Department of Life Science, Sogang University, Seoul, 04107, Republic of Korea.
BMC Med Genet. 2020 Dec 17;21(1):241. doi: 10.1186/s12881-020-01177-w.
Hepatitis B is known to cause several forms of liver diseases including chronic hepatitis B (CHB), and hepatocellular carcinoma. Previous genome-wide association study of CHB risk has demonstrated that rs12614 of complement factor B (CFB) was significantly associated with CHB risk. In this study, fine-mapping study of previously reported GWAS single nucleotide polymorphism (SNP; CFB rs12614) was performed to validate genetic effect of rs12614 on CHB susceptibility and identify possible additional causal variants around rs12614 in a Korean population. This association study was conducted in order to identify genetic effects of CFB single nucleotide polymorphisms (SNPs) and to identify additional independent CHB susceptible causal markers within a Korean population.
A total of 10 CFB genetic polymorphisms were selected and genotyped in 1716 study subjects comprised of 955 CHB patients and 761 population controls.
A non-synonymous variant, rs12614 (Arg32Trp) in exon2 of CFB, had significant associations with risk of CHB (odds ratio = 0.43, P = 5.91 × 10). Additional linkage disequilibrium and conditional analysis confirmed that rs12614 had independent genetic effect on CHB susceptibility with previously identified CHB markers. The genetic risk scores (GRSs) were calculated and the CHB patients had higher GRSs than the population controls. Moreover, OR was found to increase significantly with cumulative GRS.
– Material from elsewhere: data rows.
template <bool FASTQ>
__device__ inline void dense_piece(const DevModel &m, const DevRef &ref, DenseLds &S, const ReadOut &ro, const ns_key &key, uint32_t a,
                                   const PieceCtx &pc, uint32_t pq, uint32_t m_lo, uint32_t m_hi, uint32_t lane) {
    if (m_lo & 15u) { slow_piece_range(m, ref, ro, key, a, pc, pq, m_lo, m_hi, lane); return; }
    const uint32_t n_items = pc.n_ev + 1u;
    const uint8_t *seg0 = ref.bases + pc.chrom_base + pc.pos;
    const uint64_t lin = pc.chrom_len - pc.pos;
    uint32_t jb = 0;
    if (m_lo) {
        uint32_t lo = 0, hi = pc.n_ev;
        while (lo < hi) { const uint32_t mid = (lo + hi) >> 1; if (ev_out_start(pc.ev[mid]) <= m_lo) lo = mid + 1; else hi = mid; }
        jb = uni(lo);
    }
    for (uint32_t M0 = m_lo; M0 < m_hi; M0 += NS_DENSE_TILE) {
        const uint32_t M1 = min(M0 + NS_DENSE_TILE, m_hi);
        uint32_t seen = 0;
        for (uint32_t jj0 = jb;; jj0 += 64) {
            const uint32_t jj = jj0 + lane;
            const bool valid = jj < n_items;
            uint32_t os = 0, pl = 0, ty = 3, rp = 0, pos = 0, nxt = pc.out_len;
            if (valid) {
                if (jj) {
                    const ns_event e = pc.ev[jj - 1];
                    const uint32_t len = ns_ev_len(e.info);
                    ty = ns_ev_type(e.info); os = ev_out_start(e); pos = e.pos;
                    pl = ty == NS_DEL ? 0u : len; rp = e.pos + (ty == NS_INS ? 0u : len);
                }
                if (jj < pc.n_ev) nxt = ev_out_start(pc.ev[jj]);
            }
            const uint32_t lo = max(os, M0), hi = min(nxt, M1);
            const bool act = valid && lo < hi;
            const uint32_t n_let = act ? min(pl, hi - os) : 0u;
            const uint32_t c_lo = max(lo, os + pl);
            const uint32_t cn = act && c_lo < hi ? hi - c_lo : 0u;
            const uint32_t x0 = rp + (c_lo - os - pl);
            const bool fast_l = n_let && os >= M0 && (ty == NS_INS || (uint64_t)pos + n_let <= lin);
            bool fast_c = cn && cn <= 16u && (uint64_t)x0 + 16u <= lin;
            uint4 f = make_uint4(0, 0, 0, 0);
            if (fast_c) __builtin_memcpy(&f, seg0 + x0, 16);
            if ((f.x | f.y | f.z | f.w) & 0x80808080u) fast_c = false;
            {
                uint32_t nl_max = fast_l ? n_let : 0u;
                nl_max = max(nl_max, (uint32_t)__builtin_amdgcn_update_dpp(0, (int)nl_max, 0x111, 0xf, 0xf, false));
                nl_max = max(nl_max, (uint32_t)__builtin_amdgcn_update_dpp(0, (int)nl_max, 0x112, 0xf, 0xf, false));
                nl_max = max(nl_max, (uint32_t)__builtin_amdgcn_update_dpp(0, (int)nl_max, 0x114, 0xf, 0xf, false));
                nl_max = max(nl_max, (uint32_t)__builtin_amdgcn_update_dpp(0, (int)nl_max, 0x118, 0xf, 0xf, false));
                const uint32_t m01 = max((uint32_t)__builtin_amdgcn_readlane((int)nl_max, 15), (uint32_t)__builtin_amdgcn_readlane((int)nl_max, 31));
                const uint32_t m23 = max((uint32_t)__builtin_amdgcn_readlane((int)nl_max, 47), (uint32_t)__builtin_amdgcn_readlane((int)nl_max, 63));
                const uint32_t groups = (max(m01, m23) + 3u) >> 2;
                uint32_t frac = 0;
                const uint32_t o_base = os - M0;
                for (uint32_t g = 0; g < groups; ++g) {
                    const uint32_t i0 = 4u * g;
                    const bool on = fast_l && i0 < n_let;
                    if (!(g & 3u) && on) frac = payload_word(key, pc.sid, a, jj - 1u, g >> 2);
                    uint32_t cur4 = 0x41414141u;
                    if (on && ty != NS_INS) {
                        __builtin_memcpy(&cur4, seg0 + pos + i0, 4);
                        if (cur4 & 0x80808080u) {
                            uint32_t rs = 0;
                            for (uint32_t t = 0; t < 4u; ++t) rs |= (uint32_t)resolve_base((cur4 >> (8u * t)) & 0xffu, key, pc.sid, a, pos + i0 + t) << (8u * t);
                            cur4 = rs;
                        }
                    }
                    const uint32_t x8 = (frac >> (8u * (g & 3u))) & 0xffu, t8 = (x8 | x8 << 12) & 0x000f000fu;
                    const uint32_t ins4 = __builtin_amdgcn_perm(0u, 0x47435441u, (t8 | t8 << 6) & 0x03030303u);
                    uint32_t f3 = frac;
                    const uint32_t d0 = next_digit3(f3), d1 = next_digit3(f3), d2 = next_digit3(f3), d3 = next_digit3(f3);
                    const uint32_t d4 = d0 | d1 << 8 | d2 << 16 | d3 << 24;
                    const uint32_t vv = (cur4 >> 1) & 0x03030303u;
                    const uint32_t rank4 = (vv & 0x01010101u) << 1 | ((vv >> 1) & 0x01010101u);
                    const uint32_t ge = ((d4 | 0x80808080u) - rank4) & 0x80808080u;
                    const uint32_t mis4 = __builtin_amdgcn_perm(0u, 0x47435441u, d4 + (ge >> 7));
                    const bool is_ins = ty == NS_INS;
                    if (!is_ins) frac = f3;
                    const uint32_t letters = is_ins ? ins4 : mis4;
                    const uint32_t cnt = on ? n_let - i0 : 0u, dump = NS_DENSE_TILE + lane, o = o_base + i0;
                    S.out[cnt > 0 ? o : dump] = (uint8_t)letters; S.out[cnt > 1 ? o + 1 : dump] = (uint8_t)(letters >> 8);
                    S.out[cnt > 2 ? o + 2 : dump] = (uint8_t)(letters >> 16); S.out[cnt > 3 ? o + 3 : dump] = (uint8_t)(letters >> 24);
                }
            }
            if (fast_c) lds_put_bytes((LdsBytes)&S.out[c_lo - M0], f.x, f.y, f.z, f.w, cn);
            if (act && ((n_let && !fast_l) || (cn && !fast_c))) {
                if (!fast_l) {
                    uint32_t word = 0;
                    for (uint32_t i = 0; i < n_let; ++i) {
                        if (!(i & 15u)) word = payload_word(key, pc.sid, a, jj - 1u, i >> 4);
                        uint32_t b;
                        if (ty == NS_INS) b = bases_atcg((word >> (2u * (i & 15u))) & 3u);
                        else {
                            const uint32_t x = pos + i;
                            b = mis_from_digit(resolve_base(ref_base_at(ref, pc, x), key, pc.sid, a, x), next_digit3(word));
                        }
                        if (os + i >= lo) S.out[os + i - M0] = (uint8_t)b;
                    }
                }
                if (cn && !fast_c) {
                    for (uint32_t i = 0; i < cn; ++i) {
                        const uint32_t x = x0 + i;
                        S.out[c_lo + i - M0] = resolve_base(ref_base_at(ref, pc, x), key, pc.sid, a, x);
                    }
                }
            }
            seen += (uint32_t)__popcll(__ballot(valid && os <= M1));
            if (__ballot(valid && os >= M1) || jj0 + 64u >= n_items) break;
        }
        jb = jb + seen - 1u;
        wave_sync();
        const uint32_t m0 = M0 + 16u * lane;
        if (m0 < M1) {
            const uint32_t count = min(16u, M1 - m0);
            const uint4 v = *reinterpret_cast<const uint4 *>(&S.out[16u * lane]);
// ... 82 lines not shown
    const uint32_t e = (w >> (8u * k)) & 0xffu;
    uint32_t t = e << 3;
    t |= e << 9; t |= e << 15; t |= e << 21;
    return t & 0x18181818u;
}
__device__ __forceinline__ uint64_t cls_word0(uint64_t rec_off, uint64_t r, uint32_t per_read) { return (rec_off >> 4) + r * per_read; }
__device__ __forceinline__ uint32_t cls_per_read(const ns_params &prm) { return prm.chimeric ? 2u * (2u * NS_MAX_SEG - 1u) : 2u; }

__device__ __forceinline__ void qual_lut_load(uint16_t *lds, const DevModel &m, uint32_t tid, uint32_t nthreads) {
    const uint4 *src = reinterpret_cast<const uint4 *>(m.qual_lut);
    uint4 *dst = reinterpret_cast<uint4 *>(lds);
    for (uint32_t i = tid; i < NS_QLUT_SLOTS * 128u; i += nthreads) dst[i] = src[i];
}

__device__ __forceinline__ void lds_or32(uint8_t *p, uint32_t v) {
    __hip_atomic_fetch_or(reinterpret_cast<unsigned int *>(p), v, __ATOMIC_RELAXED, __HIP_MEMORY_SCOPE_WAVEFRONT);
}
__device__ __forceinline__ void lds_or64(uint8_t *p, uint64_t v) {
    __hip_atomic_fetch_or(reinterpret_cast<unsigned long long *>(p), (unsigned long long)v, __ATOMIC_RELAXED, __HIP_MEMORY_SCOPE_WAVEFRONT);
}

rs12614 showed significant genetic effect on CHB risk within the Korean population. As such rs12614 may be used as a possible causal genetic variant for CHB susceptibility.
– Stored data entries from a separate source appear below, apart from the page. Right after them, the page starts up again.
template <int NC, int OP, int BS, bool STORE = true>
__global__ void __launch_bounds__(BS) k_resid_restrict(LevelView F, LevelView Cv, double lambda,
                                                       unsigned long long* maxbits, int restrict_on,
                                                       const int* parent_local, const int* dixp,
                                                       const int* list, const double* __restrict__ rsh,
                                                       int n_rsh) {
  __shared__ double sb[Tl<NC>::NST];
  const int q = xcd_box(blockIdx.x, gridDim.x, F.rev);
  resid_restrict_box<NC, OP, BS, STORE>(F, Cv, lambda, maxbits, restrict_on, parent_local, dixp,
                                        list ? list[q] : q, sb, rsh, n_rsh);
}

template <int NC>
__device__ __forceinline__ int sr_int(int d, int v, int a, int c) {
  return d == 0 ? Tl<NC>::oint(v, a, c) : (d == 1 ? Tl<NC>::oint(a, v, c) : Tl<NC>::oint(a, c, v));
}
template <int NC>
__device__ __forceinline__ int sr_edge(int d, int t, bool lo, int nl, int a, int c) {
  const int t1 = d == 0 ? 1 : 0, t2 = d == 2 ? 1 : 2, ax = t == 0 ? t1 : t2;
  const int fn = 2 * ax + (lo ? 1 : 2);
  const int i = d == 0 ? nl : a, j = d == 1 ? nl : (d == 0 ? a : c), k = d == 2 ? nl : c;
  return ax == 0 ? Tl<NC>::ogh(fn, j, k) : (ax == 1 ? Tl<NC>::ogh(fn, i, k) : Tl<NC>::ogh(fn, i, j));
// ... 433 lines not shown
  }
  __syncthreads();
  const RbSide rbs{Cv, nullptr, rbgv, rbgv ? 1 : 0};
  gsrb_box<NC, OP, BS, 2, true, RB>(F, lambda, 1, 2, bc, nullptr, nullptr, b, lds, nullptr, RB ? &rbs : nullptr);
}

template <int NC, int OP, int BS, bool RB = false>
__global__ void __launch_bounds__(BS, RB ? 4 : kPsWaves) k_prolong_smooth(LevelView Cv, LevelView F, double lambda,
                                                       const int* parent_local, const int* dixp, GcBC bc,
                                                       int one_child, const int* list, const uint8_t* push0,
                                                       double* rbgv) {
  __shared__ double lds[prolong_smooth_lds<NC>()];
  const int t = xcd_box(blockIdx.x, gridDim.x, F.rev);
  prolong_smooth_box<NC, OP, BS, RB>(Cv, F, lambda, parent_local, dixp, bc, one_child, push0, list ? list[t] : t,
                                     lds, rbgv);
}

void launch_prolong_smooth(const LevelView& C, const LevelView& F, int op, double lambda, const int* parent_local,
                           const int* dixp, const GcBC& bc, int one_child, const int* list, int n_list,
                           const uint8_t* push0, hipStream_t st, bool rb, double* rbgv) {
  const int n = list ? n_list : F.n;
  if (n == 0) return;
  const dim3 g(n);
  if (rb) {
    if (F.nc != 16 && F.nc != 8) throw std::runtime_error("launch_prolong_smooth: refinement boundaries need 16^3 / 8^3");
#define OMG_PSR(NC, BS)                                                                                         \
  if (op == OP_HELM)                                                                                            \
    k_prolong_smooth<NC, OP_HELM, BS, true><<<g, BS, 0, st>>>(C, F, lambda, parent_local, dixp, bc, one_child, \
                                                              list, push0, rbgv);                               \
  else                                                                                                          \
    k_prolong_smooth<NC, OP_LPL, BS, true><<<g, BS, 0, st>>>(C, F, lambda, parent_local, dixp, bc, one_child,  \
                                                             list, push0, rbgv);
    if (F.nc == 16) OMG_PSR(16, kPsBS16) else OMG_PSR(8, 256)
#undef OMG_PSR
    return;
  }
#define OMG_PS(NC, BS)                                                                                \
  if (op == OP_HELM)                                                                                  \
    k_prolong_smooth<NC, OP_HELM, BS><<<g, BS, 0, st>>>(C, F, lambda, parent_local, dixp, bc, one_child, \
                                                        list, push0, nullptr);                        \
  else                                                                                                \
    k_prolong_smooth<NC, OP_LPL, BS><<<g, BS, 0, st>>>(C, F, lambda, parent_local, dixp, bc, one_child,  \
                                                       list, push0, nullptr);
  switch (F.nc) {
    case 16: OMG_PS(16, kPsBS16) break;
    case 8: OMG_PS(8, 256) break;
    case 4: OMG_PS(4, 256) break;
    default: OMG_PS(2, 256) break;
  }
#undef OMG_PS
}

乙型肝炎可引起多种形式的肝脏疾病,包括慢性乙型肝炎(CHB)和肝细胞癌。先前对 CHB 风险的全基因组关联研究表明,补体因子 B(CFB)的 rs12614 与 CHB 风险显著相关。在这项研究中,对先前报道的 GWAS 单核苷酸多态性(SNP;CFB rs12614)进行了精细映射研究,以验证 rs12614 对 CHB 易感性的遗传效应,并确定 rs12614 周围可能存在的其他因果变异。进行这项关联研究是为了确定 CFB 单核苷酸多态性(SNPs)的遗传效应,并确定韩国人群中 CHB 易感的额外独立因果标记。
选择了总共 10 个 CFB 遗传多态性,并对包括 955 名 CHB 患者和 761 名人群对照在内的 1716 名研究对象进行了基因分型。
CFB 外显子 2 中的非同义变异 rs12614(Arg32Trp)与 CHB 风险显著相关(比值比=0.43,P=5.91×10)。进一步的连锁不平衡和条件分析证实,rs12614 与先前鉴定的 CHB 标记物具有独立的遗传效应,对 CHB 易感性有影响。计算了遗传风险评分(GRS),CHB 患者的 GRS 高于人群对照。此外,发现随着累积 GRS 的增加,OR 显著增加。
rs12614 在韩国人群中对 CHB 风险有显著的遗传影响。因此,rs12614 可能被用作 CHB 易感性的潜在因果遗传变异。